First, refer to Fig. 12A, which illustrates the digital recording 30 and transmission portion of a modified embodiment of a data compression system, which modified form includes the use of control bits. The system shown in Fig. 12A is similar to that in Fig. 1A and includes an analog-to-digital converter 20, a digital compression filter 30, a Huffman encoder 40, a switch 48, a recording device 50, a buffer memory 52 a modem 54 and a timing and control unit 24, all of which may be of the same type as shown in FIG. 1A and described above. It should be noted that an analog high-frequency attenuation filter 23A is applied to the input of the A / D converter, which filter has the same function as the digital filter 23 in Fig. 1A.

8420060 23

In the embodiment of the invention shown in Figure 12A, a control bit generator 90 is present in the connection of the Huffman encoded signal h (Δη) to the recording device 50 or the modem 54, depending on the position of the switch 48. The 90 control bits generated by the control bit-generator 90 are added to the stream of Huffman encoded signals for recording and / or transmission along with said encoded digital compressed signals. Numerical schemes for generating control bits and for error detection using such control bits are well known and do not require detailed description. It should be noted here that recording devices and modems often include control bit generator means for generating control bits to be added with the data stream to be recorded or broadcast.

The recorded encoded digital signals along with control 15 bits as recorded using the recording apparatus 50 are reproduced using the playback unit 60 shown in FIG. 12B, to which reference is now made. The signals emitted by modem 54 (FIG. 12A) are transferred via line 56 to modem 82 (FIG. 12B). The switch 64 connects the output of the playback device or the output of the modem to an error checking circuit 92, where the signal flow is checked for bit errors. When an error is detected, a bit error signal is generated, which signal is applied over line 94 and through switch 96 to the digital reconstruction filter to momentarily slide in the poles 25 of the filter.

Control bit signals are taken from the signals of the playback device 60 and / or the modem 82 by the error checking means 92, and the Huffman encoded digital compressed signal stream h (An) from the error detector is supplied to the Huffman decoder 66, which decoder of the type can be as described in Fig. 1B above. From the Huffman decoder, the digital compressed signals Δη are supplied through the buffer memory 72 to the digital reconstruction filter 70A. Like the reconstruction filter 70 in Fig. 1B, the reconstruction filter 70A operates with abort and converts the compressed input signal Δη into sample signals fn (out) of equal length, which sample signals very close the input sample signals fn of the compression filter 30 (Fig. 12A) to approach. A digital analog converter 74 converts the signal samples fn (off) into analog form f (t). An analog high-frequency gain filter 75A is present at the output of the D / A converter, which filter has the same function as the filter 75 in Fig. 1B; namely, restoring the amplitude of the high-frequency signals attenuated in the filter 23A.

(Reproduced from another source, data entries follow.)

SP_CONV_RELU = 0x1
SP_CONV_OUT_NCHW = 0x2
SP_CONV_PIXEL_SHUFFLE = 0x4
SP_CONV_BF16 = 0x8
SP_CONV_OUT_F32 = 0x10
SP_CONV_BN_Y_MASK = 0x20
SP_CONV_HARDSWISH = 0x40
SP_CONV_OUT_SLICE = 0x80
SP_LETTERBOX_FOCUS, SP_LETTERBOX_U8 = 0, 1
SP_YOLO_NMS_MAX_CANDIDATES, SP_YOLO_NMS_MAX_DET = 32768, 1024
SP_COCO_MAX_JOINTS, SP_COCO_MAX_GT_PER_IMAGE, SP_COCO_MAX_DT_PER_IMAGE, SP_COCO_MAX_DETS = 64, 128, 2048, 32
SP_COCO_DT_XY_F64, SP_COCO_DT_SCORE_F64, SP_COCO_GT_CROWD, SP_COCO_GT_IGNORE = 1, 2, 1, 2
CONV_TILES =((128, 128), (64, 128), (128, 64), (64, 64), (256, 64), (128, 32))
ABI_VERSION = 36
SP_CONV_KERNEL_IGEMM, SP_CONV_KERNEL_RING, SP_CONV_KERNEL_PW, SP_CONV_KERNEL_RING_LW, SP_CONV_KERNEL_RING_LW4 = 0, 1, 2, 3, 4
# ... 95 lines not shown
    "sp_decode_basic": (c_int, [_P, _P, c_int, c_int, c_int, c_int, _P, _P, _P]),
    "sp_heat_map_acc": (c_int, [_P, _P, _P, c_int, c_int, c_int, c_int, c_float, c_float, _P, _P]),
    "sp_u8hwc_bgr_to_nchw_f32": (c_int, [_P, _P, c_int, c_int, c_int, ctypes.POINTER(c_float), _P]),
    "sp_encode_gauss_refine": (c_int, [_P, c_int, c_int, c_int, c_int, c_float, _P, _P, _P]),
    "sp_encode_gauss_basic": (c_int, [_P, c_int, c_int, c_int, c_int, c_float, c_int, _P, _P, _P]),
    "sp_bn_train_stats_nhwc": (c_int, [_P, c_int, c_int64, c_int, c_float, c_float, _P, _P, _P, _P, _P, _P]),
    "sp_bn_apply_maxpool_nhwc": (c_int, [_P, c_int, _P, _P, _P, _P, _P, _P, c_int, c_int, c_int, c_int, _P]),
    "sp_bn_maxpool_bwd_nhwc": (c_int, [_P, c_int, _P, _P, _P, _P, _P, _P, c_int, c_int, c_int, c_int, _P, _P, _P, _P, _P]),
    "sp_bn_apply_nhwc": (c_int, [_P, c_int, _P, _P, _P, _P, _P, _P, c_int64, c_int, c_int, _P, _P]),
    "sp_bn_train_partial_nhwc": (c_int, [_P, c_int, c_int64, c_int, _P, _P, _P]),
    "sp_bn_train_finalize": (c_int, [_P, c_int64, c_int, c_float, c_float, _P, _P, _P, _P, _P]),
    "sp_bn_apply_sums_nhwc": (c_int, [_P, c_int, _P, c_int64, c_float, c_float, _P, _P, _P, _P, c_int64, c_int, c_int, _P, _P, _P, _P, _P]),
    "sp_bn_bwd_sums_from_conv2": (c_int, [_P, _P, c_int, c_int, c_int, _P, _P, _P, _P, _P]),
    "sp_bn_train_bwd_reduce_nhwc": (c_int, [_P, c_int, _P, _P, _P, _P, c_int64, c_int, _P, _P, _P, _P]),
    "sp_bn_train_bwd_apply_nhwc": (c_int, [_P, c_int, _P, _P, _P, _P, _P, _P, _P, c_int64, c_int64, c_int, _P, _P, c_int, _P]),
    "sp_bn_train_bwd_nhwc": (c_int, [_P, c_int, _P, _P, _P, _P, _P, c_int64, c_int, _P, _P, _P, _P, c_int, _P, _P]),
    "sp_channel_sum_nchw": (c_int, [_P, c_int, c_int, c_int, _P, _P]),
    "sp_channel_sum_nhwc": (c_int, [_P, c_int64, c_int, _P, _P, _P]),
    "sp_maxpool3x3s2_bwd_nhwc": (c_int, [_P, c_int, _P, _P, c_int, c_int, c_int, c_int, _P]),
    "sp_adam_step": (c_int, [_P, _P, _P, _P, c_int64, c_double, c_double, c_double, c_double, c_int, c_float, _P]),
    "sp_upsample_add_bwd_nhwc": (c_int, [_P, c_int, _P, c_int, c_int, c_int, c_int, c_int, _P, c_int, _P, c_int, _P]),
    "sp_se_gate_bwd_reduce": (c_int, [_P, c_int, _P, _P, c_int, c_int, c_int, _P, _P]),
    "sp_se_sigmoid_bwd": (c_int, [_P, c_int, _P, c_int, c_int, _P, _P, _P]),
    "sp_relu_bwd_rows": (c_int, [_P, c_int, _P, c_int, c_int, _P, _P, _P]),
    "sp_se_gate_bwd_apply": (c_int, [_P, c_int, _P, _P, _P, c_int, c_int, c_int, _P, _P, c_int, _P]),
    "sp_adam_set_scalars": (c_int, [c_double, c_double, c_double, c_double, c_int, c_float, _P, _P]),
    "sp_adam_step_dev": (c_int, [_P, _P, _P, _P, c_int64, _P, _P]),
    "sp_upsample_add_n_nhwc": (c_int, [_P, c_int, c_int, ctypes.POINTER(ctypes.c_void_p), ctypes.POINTER(c_int32), _P, c_int, c_int, c_int, c_int, c_int, _P]),
    "sp_comm_available": (c_int, []),
    "sp_comm_unique_id": (c_int, [_P]),
    "sp_comm_create": (c_int, [_P, c_int, c_int, ctypes.POINTER(ctypes.c_void_p)]),
    "sp_comm_allreduce_sum_f32": (c_int, [_P, _P, c_int64, _P]),
    "sp_comm_allreduce_sum_f64": (c_int, [_P, _P, c_int64, _P]),
    "sp_comm_info": (c_int, [_P, ctypes.POINTER(c_int), ctypes.POINTER(c_int), ctypes.POINTER(c_int)]),
    "sp_comm_destroy": (c_int, [_P]),
    "sp_conv2d_wgrad": (c_int, [ctypes.POINTER(ConvDesc), _P, c_int, _P, c_int, c_int, c_int, c_int64, c_int64, _P, _P, c_int64, _P]),
    "sp_conv2d_wgrad_workspace": (c_int, [ctypes.POINTER(WgradJob), c_int, ctypes.POINTER(c_int64)]),
    "sp_conv2d_wgrad_batched": (c_int, [ctypes.POINTER(WgradJob), c_int, _P, c_int64, _P]),
    "sp_stream_delay_us": (c_int, [c_double, _P]),
    "sp_permute4_f32": (c_int, [_P, _P, c_int, ctypes.POINTER(c_int32), ctypes.POINTER(c_int64), ctypes.POINTER(c_int32), c_int64, c_int64, _P]),
    "sp_permute4_batched": (c_int, [_P, _P, c_int, c_int, _P]),
    "sp_permute4_batched_tiled": (c_int, [_P, _P, c_int, c_int, _P]),
    "sp_pose_score": (c_int, [_P, c_int, c_int, _P, _P]),
    "sp_pose_rescore": (c_int, [_P, _P, c_int, c_int, c_double, _P, _P, _P]),
    "sp_oks_nms": (c_int, [_P, _P, _P, _P, c_int, c_int, c_int, _P, c_double, c_double, _P, _P, _P]),
    "sp_coco_kp_eval_images": (c_int, [_P, _P, _P, _P, _P, _P, _P, _P, _P, c_int, c_int, c_int, c_int, c_int, c_int, ctypes.POINTER(c_double), c_int,
                                       ctypes.POINTER(c_double), c_int, ctypes.POINTER(c_double), c_int, _P, _P, _P, _P, _P, _P, _P, _P, _P]),
    "sp_coco_kp_accumulate_workspace": (c_int, [c_int, c_int, c_int, c_int, ctypes.POINTER(c_int64)]),
    "sp_coco_kp_accumulate": (c_int, [_P, _P, _P, _P, _P, c_int, c_int, c_int, c_int, c_int, ctypes.POINTER(c_double), c_int, _P, c_int64, _P, _P, _P]),
    "sp_pixel_unshuffle2_nhwc": (c_int, [_P, _P, c_int, c_int, c_int, c_int, _P]),
    "sp_pixel_unshuffle2_nhwc_bf16": (c_int, [_P, _P, c_int, c_int, c_int, c_int, _P]),
    "sp_maxpool3x3s2_idx_nhwc": (c_int, [_P, c_int, _P, _P, c_int, c_int, c_int, c_int, _P]),
    "sp_maxpool3x3s2_bwd_idx_nhwc": (c_int, [_P, _P, c_int, _P, c_int, c_int, c_int, c_int, _P]),
    "sp_nchw_to_nhwc_pad": (c_int, [_P, _P, c_int, c_int, c_int, c_int, c_int, c_int, _P]),
    "sp_warp_affine_u8c3": (c_int, [_P, c_int, c_int, _P, c_int, _P, c_int, c_int, _P]),
    "sp_warp_affine_batch_u8c3_to_nchw_f32": (c_int, [_P, _P, _P, _P, c_int, c_int, c_int, ctypes.POINTER(c_float), _P, _P, _P]),
    "sp_conv2d_bn_stats_rows": (c_int, [ctypes.POINTER(ConvDesc), ctypes.POINTER(c_int)]),
    "sp_conv2d_fwd_bn_stats": (c_int, [ctypes.POINTER(ConvDesc), _P, _P, _P, _P, _P, c_int, _P]),
    "sp_conv2d_fwd_bn_stats_abn": (c_int, [ctypes.POINTER(ConvDesc), _P, _P, _P, _P, _P, _P, _P, _P, _P, _P, _P, c_int, _P]),
    "sp_bn_train_stats_from_conv": (c_int, [_P, _P, c_int, c_int, c_int64, c_int, c_float, c_float, _P, _P, _P, _P, _P]),
    "sp_conv2d_dgrad_bn_bwd_stats": (c_int, [ctypes.POINTER(ConvDesc), _P, _P, _P, _P, _P, _P, _P, _P, _P, _P, c_int, _P]),
    "sp_conv2d_dgrad_bn_bwd_stats2": (c_int, [ctypes.POINTER(ConvDesc), _P, _P, _P, _P, _P, _P, _P, _P, _P, _P, _P, _P, _P, _P, c_int, _P]),
    "sp_conv2d_dgrad_bn_bwd_stats_macc": (c_int, [ctypes.POINTER(ConvDesc), _P, _P, _P, _P, _P, _P, _P, _P, _P, _P, _P, _P, _P, _P, _P, c_int, _P]),
    "sp_conv2d_dgrad_phases": (c_int, [ctypes.POINTER(ConvDesc), c_int, _P, ctypes.POINTER(_P), _P, _P, _P, _P, _P, _P, _P, _P, _P, _P, _P, _P, c_int, _P]),
    "sp_bn_sums_from_conv": (c_int, [_P, _P, c_int, c_int, c_int, _P, _P]),
    "sp_bn_fold_apply_nhwc": (c_int, [_P, c_int, _P, _P, c_int, c_int, c_int64, c_float, c_float, _P, _P, _P, _P, c_int64, c_int, c_int, _P, _P, _P, _P, _P, _P]),
    "sp_bn_fold_bwd_apply_nhwc": (c_int, [_P, c_int, _P, _P, _P, _P, _P, c_int, c_int, _P, _P, _P, c_int64, c_int64, c_int, _P, _P, _P, _P, _P, _P, c_int, _P]),
    "sp_bn_bwd_sums_from_conv": (c_int, [_P, _P, c_int, c_int, c_int, _P, _P, _P]),
    "sp_bn_bwd_sums_from_conv_pair": (c_int, [_P, _P, _P, c_int, c_int, c_int, _P, _P, _P, _P, _P]),
    "sp_u8hwc_bgr_to_nhwc": (c_int, [_P, _P, c_int, c_int, c_int, c_int, _P, _P]),
    "sp_nchw_to_nhwc4_bf16": (c_int, [_P, _P, c_int, c_int, c_int, c_int, _P]),
    "sp_conv3x3_direct_ok": (c_int, [ctypes.POINTER(ConvDesc)]),
    "sp_conv3x3_direct": (c_int, [ctypes.POINTER(ConvDesc), _P, _P, _P, _P, _P, _P, _P]),
    "sp_basic_block_c32_ok": (c_int, [ctypes.POINTER(ConvDesc)]),
    "sp_basic_block_c32": (c_int, [ctypes.POINTER(ConvDesc), _P, _P, _P, _P, _P, _P, _P, _P, _P]),
    "sp_basic_block_c64_ok": (c_int, [ctypes.POINTER(ConvDesc)]),
    "sp_basic_block_c64": (c_int, [ctypes.POINTER(ConvDesc), _P, _P, _P, _P, _P, _P, _P, _P, _P]),
    "sp_dual_pw_bf16_ok": (c_int, [c_int64, c_int, c_int, c_int]),
    "sp_dual_pw_f32_ok": (c_int, [c_int64, c_int, c_int, c_int]),
    "sp_dual_pw_f32": (c_int, [_P, _P, _P, _P, _P, _P, _P, _P, _P, c_int64, c_int, c_int, c_int, c_int, _P]),
    "sp_dual_pw_bf16": (c_int, [_P, _P, _P, _P, _P, _P, _P, _P, _P, c_int64, c_int, c_int, c_int, c_int, _P]),
    "sp_pw_chain_f32_ok": (c_int, [c_int64, c_int, c_int, c_int]),
    "sp_pw_chain_f32": (c_int, [_P, _P, _P, _P, _P, _P, _P, _P, _P, _P, c_int64, c_int, c_int, c_int, _P]),
    "sp_bottleneck_c64_ok": (c_int, [ctypes.POINTER(ConvDesc)]),
    "sp_conv2d_pw_ok": (c_int, [ctypes.POINTER(ConvDesc)]),
    "sp_hrnet_stem_ok": (c_int, [c_int, c_int, c_int]),
    "sp_hrnet_stem": (c_int, [_P, _P, c_int, _P, _P, _P, _P, _P, _P, c_int, c_int, c_int, _P]),
    "sp_hrnet_transition1_ok": (c_int, [c_int, c_int, c_int]),
    "sp_hrnet_transition1": (c_int, [_P, c_int, c_int, c_int, _P, c_int, _P, _P, _P, _P, _P, _P, _P, _P]),
    "sp_stem7_pool_ok": (c_int, [c_int, c_int, c_int]),
    "sp_stem7_pool": (c_int, [_P, _P, c_int, _P, _P, _P, c_int, c_int, c_int, c_int, _P]),
    "sp_stem7_pool_u8": (c_int, [_P, ctypes.POINTER(ctypes.c_float), _P, c_int, _P, _P, _P, c_int, c_int, c_int, c_int, _P]),
    "sp_bottleneck_c64": (c_int, [ctypes.POINTER(ConvDesc), _P, _P, _P, _P, _P, _P, _P, _P, _P, _P, _P, _P]),
    "sp_masked_mse": (c_int, [_P, _P, _P, c_int, c_int, c_int, _P, _P, _P, _P]),
    "sp_conv_packed_dims": (c_int, [c_int, c_int, c_int, ctypes.POINTER(c_int), ctypes.POINTER(c_int)]),
    "sp_pack_conv_weights": (c_int, [_P, c_int, c_int, c_int, c_int, c_int, c_int, c_int, c_int, c_int, c_int, _P, c_int, _P]),
    "sp_pack_conv_weights_grouped": (c_int, [_P, c_int, c_int, c_int, c_int, c_int, _P, c_int, _P]),
    "sp_pack_conv_weights_grouped_taps": (c_int, [_P, c_int, c_int, c_int, c_int, c_int, c_int, c_int, c_int, c_int, c_int, c_int, c_int, _P, c_int, _P]),
    "sp_conv2d_wgrad_grouped_workspace": (c_int, [c_int, c_int, c_int, c_int, c_int, c_int, ctypes.POINTER(c_int64)]),
    "sp_conv2d_wgrad_grouped": (c_int, [_P, _P, c_int, c_int, c_int, c_int, c_int, c_int, c_int, c_int, c_int, c_int, c_int, c_int, _P, _P, c_int64, _P]),
    "sp_pack_deconv_k4s2p1": (c_int, [_P, c_int, c_int, c_int, _P, c_int, _P]),
    "sp_fold_bn": (c_int, [_P, _P, _P, _P, c_int, c_float, c_int, _P, _P, _P]),
    "sp_yolo_letterbox": (c_int, [_P, c_int, c_int, c_int, c_int, c_int, c_int, c_int, c_int, c_int, c_int, _P, _P]),
    "sp_yolo_focus_nchw": (c_int, [_P, c_int, c_int, c_int, _P, _P]),
    "sp_yolo_spp_nhwc": (c_int, [_P, c_int, c_int, c_int, c_int, c_int, _P]),
    "sp_upsample2_slice_nhwc": (c_int, [_P, c_int, _P, c_int, c_int, c_int, c_int, c_int, _P]),
    "sp_yolo_head_decode": (c_int, [_P, _P, _P, c_int, ctypes.POINTER(c_int32), c_int, c_int, c_int, ctypes.POINTER(c_float), ctypes.POINTER(c_float), _P, _P]),
    "sp_yolo_nms_workspace": (c_int, [c_int, ctypes.POINTER(c_int64)]),
    "sp_yolo_nms": (c_int, [_P, c_int, c_int, c_int, c_float, c_float, c_int, c_int, c_int, c_int, _P, c_int64, _P, ctypes.POINTER(c_int32), ctypes.POINTER(c_int32), _P]),
    "sp_yolo_boxes_to_source": (c_int, [_P, c_int, c_float, c_float, c_float, c_float, c_float, _P]),
    "sp_yolo_nms_device": (c_int, [_P, c_int, c_int, c_int, c_float, c_float, c_int, c_int, c_int, c_int, _P, c_int64, _P, _P, _P, _P]),
    "sp_topdown_plan": (c_int, [_P, _P, c_int, c_int, c_int, c_float, c_int, c_int, c_int, c_int, c_int, _P, _P, _P, _P, _P, _P, _P, _P, _P, _P, _P]),
    "sp_warp_affine_plan_u8c3": (c_int, [_P, c_int, c_int, c_int, _P, _P, _P, c_int, _P, c_int, c_int, _P]),
    "sp_mirror_w": (c_int, [_P, _P, c_int64, c_int, c_int, _P]),
    "sp_heat_map_flip_merge": (c_int, [_P, _P, ctypes.POINTER(c_int32), c_int, c_int, c_int, c_int, c_int, _P, _P]),
    "sp_track_associate": (c_int, [_P, _P, _P, _P, _P, _P, c_int, c_int, ctypes.POINTER(c_double), c_double, c_int, c_int, _P, _P, _P, _P, _P, _P, _P, _P,
                                   _P, _P]),
    "sp_track_boxes": (c_int, [_P, _P, _P, _P, c_int, c_int, c_float, c_float, c_float, c_int, c_int, c_int, _P, _P, _P]),
    "sp_jpeg_parse": (c_int, [_P, c_int64, ctypes.POINTER(JpegDesc), _P, c_int32]),
    "sp_jpeg_decode_batch": (c_int, [_P, _P, c_int, _P, c_int64, _P, c_int64, _P, c_int64, _P, c_int64, _P, c_int64, _P, c_int, _P]),
    "sp_jpeg_parse_scans": (c_int, [_P, c_int64, ctypes.POINTER(JpegDesc), _P, c_int32, ctypes.POINTER(c_int32), _P, c_int32]),
    "sp_jpeg_progressive_entropy": (c_int, [_P, _P, c_int, _P, _P, _P, _P, c_int64, _P, c_int64, _P, c_int64, _P, c_int64, _P, _P]),
    "sp_jpeg_enc_plan": (c_int, [c_int, c_int, c_int, c_int, c_int, ctypes.POINTER(JpegEncDesc)]),
    "sp_jpeg_encode_batch": (c_int, [_P, _P, c_int, _P, c_int64, _P, c_int64, _P, _P, c_int, _P]),
    "sp_render_workspace_bytes": (c_int, [c_int, c_int, c_int, ctypes.POINTER(c_int64)]),
    "sp_render_poses_u8c3": (c_int, [_P, _P, c_int, c_int, _P, _P, _P, _P, _P, _P, c_int, c_int, c_int, ctypes.POINTER(RenderStyle), _P, _P]),
}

Poles within the unit circle in the Z plane 5 As noted above, in one embodiment of the present invention, a compression reconstruction filter combination is applied, where the zero points of the compression filter are located at certain points on the unit circle to reduce entropy, while the reconstruction filter has corresponding poles within the unit circle near said zero points for stable operation. The recovery of the bit filter reconstruction filter is accelerated by momentarily moving the poles of the reconstruction filter inward from the unit circle in the Z plane whenever an error signal is detected in the error checking circuit 92.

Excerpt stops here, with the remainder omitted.